■ **What you need to do**
Your output should be the line with "const int64_t want" followed by every remaining line of the entries, reproduced exactly.

[Stored data entries]
template <int H>
__global__ __launch_bounds__(64 * H, 4) void apply_sty_wave64_kernel(const float* __restrict__ Q, int64_t ldq, const float* __restrict__ A,
                                                                    const float* __restrict__ gamma, const float* __restrict__ beta,
                                                                    const float* __restrict__ ss, int64_t ss_ld, int shift_off,
                                                                    float* __restrict__ Out, int64_t ldo, int rows) {
  constexpr int HD = 64, D = H * HD;
  __shared__ __attribute__((aligned(16))) float sW[H * 16 * HD];
  __shared__ __attribute__((aligned(16))) float sP[4 * D];
  __shared__ float2 sR[2][H][16];
  const int tid = threadIdx.x, lane = tid & 63, h = tid >> 6;
  const int b = blockIdx.x;
  const int r = lane & 15, kq = lane >> 4;
  const int ntile = (rows + 15) >> 4, step = gridDim.y;
  const float* qb = Q + (int64_t)b * rows * ldq + h * HD + 16 * kq;
  la_f32x4 qt[4];
  auto fetch = [&](int tile, la_f32x4 (&v)[4]) {
    const int row = min(min(tile, ntile - 1) * 16 + r, rows - 1);
    const float* p = qb + (int64_t)row * ldq;
    asm volatile("global_load_dwordx4 %0, %4, off\n\tglobal_load_dwordx4 %1, %4, off offset:16\n\t"
                 "global_load_dwordx4 %2, %4, off offset:32\n\tglobal_load_dwordx4 %3, %4, off offset:48"
                 : "=&v"(v[0]), "=&v"(v[1]), "=&v"(v[2]), "=&v"(v[3]) : "v"(p) : "memory");
  };
  int tile = blockIdx.y;
  fetch(tile, qt);
  float aop[16][4];
  {
    const float4* Ab = reinterpret_cast<const float4*>(A + (((int64_t)b * H + h) * HD + 16 * kq) * HD) + r;
#pragma unroll
    for (int s2 = 0; s2 < 16; ++s2) {
      const float4 a4 = Ab[s2 * (HD / 4)];
      aop[s2][0] = a4.x; aop[s2][1] = a4.y; aop[s2][2] = a4.z; aop[s2][3] = a4.w;
    }
    const int arr = tid / (D / 4), idx = tid % (D / 4);
    const float* ssrow = ss + (int64_t)b * ss_ld;
    const float* src = arr == 0 ? gamma : arr == 1 ? beta : arr == 2 ? ssrow : ssrow + shift_off;
    float4 pv = *reinterpret_cast<const float4*>(src + 4 * idx);
    if (arr == 2) pv = make_float4(1.0f + pv.x, 1.0f + pv.y, 1.0f + pv.z, 1.0f + pv.w);
    *reinterpret_cast<float4*>(sP + arr * D + 4 * idx) = pv;
  }
  float* const so = sW + h * (16 * HD);
  __syncthreads();
  [[maybe_unused]] __amdgpu_buffer_rsrc_t rsO = __builtin_amdgcn_make_buffer_rsrc(Out + (int64_t)b * rows * ldo, 0, (int)(((int64_t)(rows - 1) * ldo + D) * 4), 0x00020000);
  int par = 0;
  auto tile_out = [&](int tile, auto younger) {
    la_f32x4 (&cur)[4] = qt;
    constexpr int YOUNGER = decltype(younger)::value;
    asm volatile("s_waitcnt vmcnt(%4)" : "+v"(cur[0]), "+v"(cur[1]), "+v"(cur[2]), "+v"(cur[3]) : "n"(YOUNGER) : "memory");
    float m = fmaxf(fmaxf(fmaxf(cur[0].x, cur[0].y), fmaxf(cur[0].z, cur[0].w)), fmaxf(fmaxf(cur[1].x, cur[1].y), fmaxf(cur[1].z, cur[1].w)));
    m = fmaxf(m, fmaxf(fmaxf(fmaxf(cur[2].x, cur[2].y), fmaxf(cur[2].z, cur[2].w)), fmaxf(fmaxf(cur[3].x, cur[3].y), fmaxf(cur[3].z, cur[3].w))));
    m = fmaxf(m, __shfl_xor(m, 16, 64));
    m = fmaxf(m, __shfl_xor(m, 32, 64));
    float p[16];
    float sum = 0.f;
#pragma unroll
    for (int i = 0; i < 4; ++i) {
      p[4 * i] = __expf(cur[i].x - m); p[4 * i + 1] = __expf(cur[i].y - m); p[4 * i + 2] = __expf(cur[i].z - m); p[4 * i + 3] = __expf(cur[i].w - m);
      sum += (p[4 * i] + p[4 * i + 1]) + (p[4 * i + 2] + p[4 * i + 3]);
    }
    sum += __shfl_xor(sum, 16, 64);
    sum += __shfl_xor(sum, 32, 64);
    const float inv = 1.0f / sum;
    la_f32x4 acc[4];
#pragma unroll
    for (int blk = 0; blk < 4; ++blk) acc[blk] = la_f32x4{0.f, 0.f, 0.f, 0.f};
#pragma unroll
    for (int s2 = 0; s2 < 16; ++s2) {
      const float ps = p[s2] * inv;
#pragma unroll
      for (int blk = 0; blk < 4; ++blk) acc[blk] = __builtin_amdgcn_mfma_f32_16x16x4f32(aop[s2][blk], ps, acc[blk], 0, 0, 0);
    }
    float bs = 0.f;
#pragma unroll
    for (int blk = 0; blk < 4; ++blk) bs += (acc[blk][0] + acc[blk][1]) + (acc[blk][2] + acc[blk][3]);
    bs += __shfl_xor(bs, 16, 64);
    bs += __shfl_xor(bs, 32, 64);
    const float bm = bs * (1.0f / HD);
    float bq = 0.f;
#pragma unroll
    for (int blk = 0; blk < 4; ++blk) {
      const float d0 = acc[blk][0] - bm, d1 = acc[blk][1] - bm, d2 = acc[blk][2] - bm, d3 = acc[blk][3] - bm;
      bq += (d0 * d0 + d1 * d1) + (d2 * d2 + d3 * d3);
    }
    bq += __shfl_xor(bq, 16, 64);
    bq += __shfl_xor(bq, 32, 64);
#pragma unroll
    for (int e = 0; e < 4; ++e)
      *reinterpret_cast<la_f32x4*>(so + r * HD + ((16 * kq + 4 * e) ^ (4 * r))) = la_f32x4{acc[0][e], acc[1][e], acc[2][e], acc[3][e]};
    if (kq == 0) sR[par][h][r] = make_float2(bs, bq);
    lds_barrier();
    float tot = 0.f, within = 0.f;
#pragma unroll
    for (int hh = 0; hh < H; ++hh) {
      const float2 ps = sR[par][hh][r];
      tot += ps.x; within += ps.y;
    }
    const float mean = tot * (1.0f / D);
    asm volatile("" ::: "memory");
    float between = 0.f;
#pragma unroll
    for (int hh = 0; hh < H; ++hh) {
      const float dm = fmaf(sR[par][hh][r].x, 1.0f / HD, -mean);
      between = fmaf(dm, dm, between);
    }
    par ^= 1;
    const float rstd = rsqrtf(fmaf((float)HD, between, within) * (1.0f / D) + 1e-5f);
#pragma unroll
    for (int e = 0; e < 4; ++e) {
      const int col = h * HD + 16 * kq + 4 * e;
      const float4 g4 = *reinterpret_cast<const float4*>(sP + col), b4 = *reinterpret_cast<const float4*>(sP + D + col);
      const float4 sc = *reinterpret_cast<const float4*>(sP + 2 * D + col), sh = *reinterpret_cast<const float4*>(sP + 3 * D + col);
      float* const yp = so + r * HD + ((16 * kq + 4 * e) ^ (4 * r));
      const float4 y4 = *reinterpret_cast<const float4*>(yp);
      float4 o;
      o.x = hig_silu(((y4.x - mean) * rstd * g4.x + b4.x) * sc.x + sh.x);
      o.y = hig_silu(((y4.y - mean) * rstd * g4.y + b4.y) * sc.y + sh.y);
      o.z = hig_silu(((y4.z - mean) * rstd * g4.z + b4.z) * sc.z + sh.z);
      o.w = hig_silu(((y4.w - mean) * rstd * g4.w + b4.w) * sc.w + sh.w);
      *reinterpret_cast<float4*>(yp) = o;
      asm volatile("" ::: "memory");
    }
    fetch(tile + step < ntile ? tile + step : tile, qt);
    asm volatile("s_waitcnt lgkmcnt(0)" ::: "memory");
#pragma unroll
    for (int i = 0; i < 4; ++i) {
      const int rr = 4 * i + kq, cc = 4 * r;
      [[maybe_unused]] const float4 v = *reinterpret_cast<const float4*>(so + rr * HD + (cc ^ (4 * rr)));
      [[maybe_unused]] const int row = tile * 16 + rr;
#if defined(__HIP_DEVICE_COMPILE__)
      __builtin_amdgcn_raw_buffer_store_b128(__builtin_bit_cast(la_i32x4, v), rsO, (row * (int)ldo + h * HD + cc) * 4, 0, 0);
#endif
    }
    asm volatile("s_waitcnt lgkmcnt(0)" ::: "memory");
  };
  tile_out(tile, std::integral_constant<int, 0>{});
  for (tile += step; tile < ntile; tile += step) tile_out(tile, std::integral_constant<int, 4>{});
  asm volatile("s_waitcnt vmcnt(0)" ::: "memory");
}

template <int H>
int launch_apply_sty_wave64(const float* q, int64_t ldq, const float* A, const float* gamma, const float* beta, const float* ss,
                            int64_t ss_ld, int32_t shift_off, float* o, int64_t ldo, int32_t B, int32_t rows, int nstrip, hipStream_t st) {
  hipLaunchKernelGGL((apply_sty_wave64_kernel<H>), dim3(B, nstrip), dim3(64 * H), 0, st, q, ldq, A, gamma, beta, ss, ss_ld, shift_off, o,
                     ldo, rows);
  HIG_CHECK_LAUNCH();
  return HIG_OK;
}

template <typename TIO>
int launch_apply_bwd(const hig_attn_plan_t& p, const TIO* dY, int64_t lddy, const TIO* Q, int64_t ldq, const float* A, TIO* dQ, int64_t lddq,
                     float* dA, int32_t B, int32_t rows, int32_t H, int32_t hd, float* scratch, hipStream_t st) {
  const bool merge = p.variant & HIG_ATTN_VARIANT_MERGE;
  if (p.path == HIG_ATTN_PATH_APPLY_BWD_MFMA) {
    with_mfma_hd(hd, [&](auto c) {
      hipLaunchKernelGGL((apply_bwd_mfma_kernel<HDC(c), TIO>), dim3(B * H, p.split), dim3(256), attn_bwd_lds_bytes<HDC(c)>(), st, dY, lddy, Q,
                         ldq, A, dQ, lddq, merge ? scratch : dA, rows, H);
    });
  } else if constexpr (sizeof(TIO) == 4) {
    HD_SWITCH(hd, hipLaunchKernelGGL((apply_bwd_kernel<HDV>), dim3(B * H, p.split), dim3(256), 0, st, dY, lddy, Q, ldq, A, dQ, lddq, scratch,
                                     rows, H));
  }
  HIG_CHECK_LAUNCH();
  if (!merge) return HIG_OK;
  const int64_t n = (int64_t)hd * hd, groups = (int64_t)B * H;
  const int64_t want = (groups * n / 4 + 255) / 256;
  hipLaunchKernelGGL(chunk_sum_kernel, dim3((unsigned)(want > 2048 ? 2048 : want)), dim3(256), 0, st, scratch, p.split, n, groups, dA);
  HIG_CHECK_LAUNCH();
  return HIG_OK;
}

■ **Written reply**
  const int64_t want = (groups * n / 4 + 255) / 256;
  hipLaunchKernelGGL(chunk_sum_kernel, dim3((unsigned)(want > 2048 ? 2048 : want)), dim3(256), 0, st, scratch, p.split, n, groups, dA);
  HIG_CHECK_LAUNCH();
  return HIG_OK;
}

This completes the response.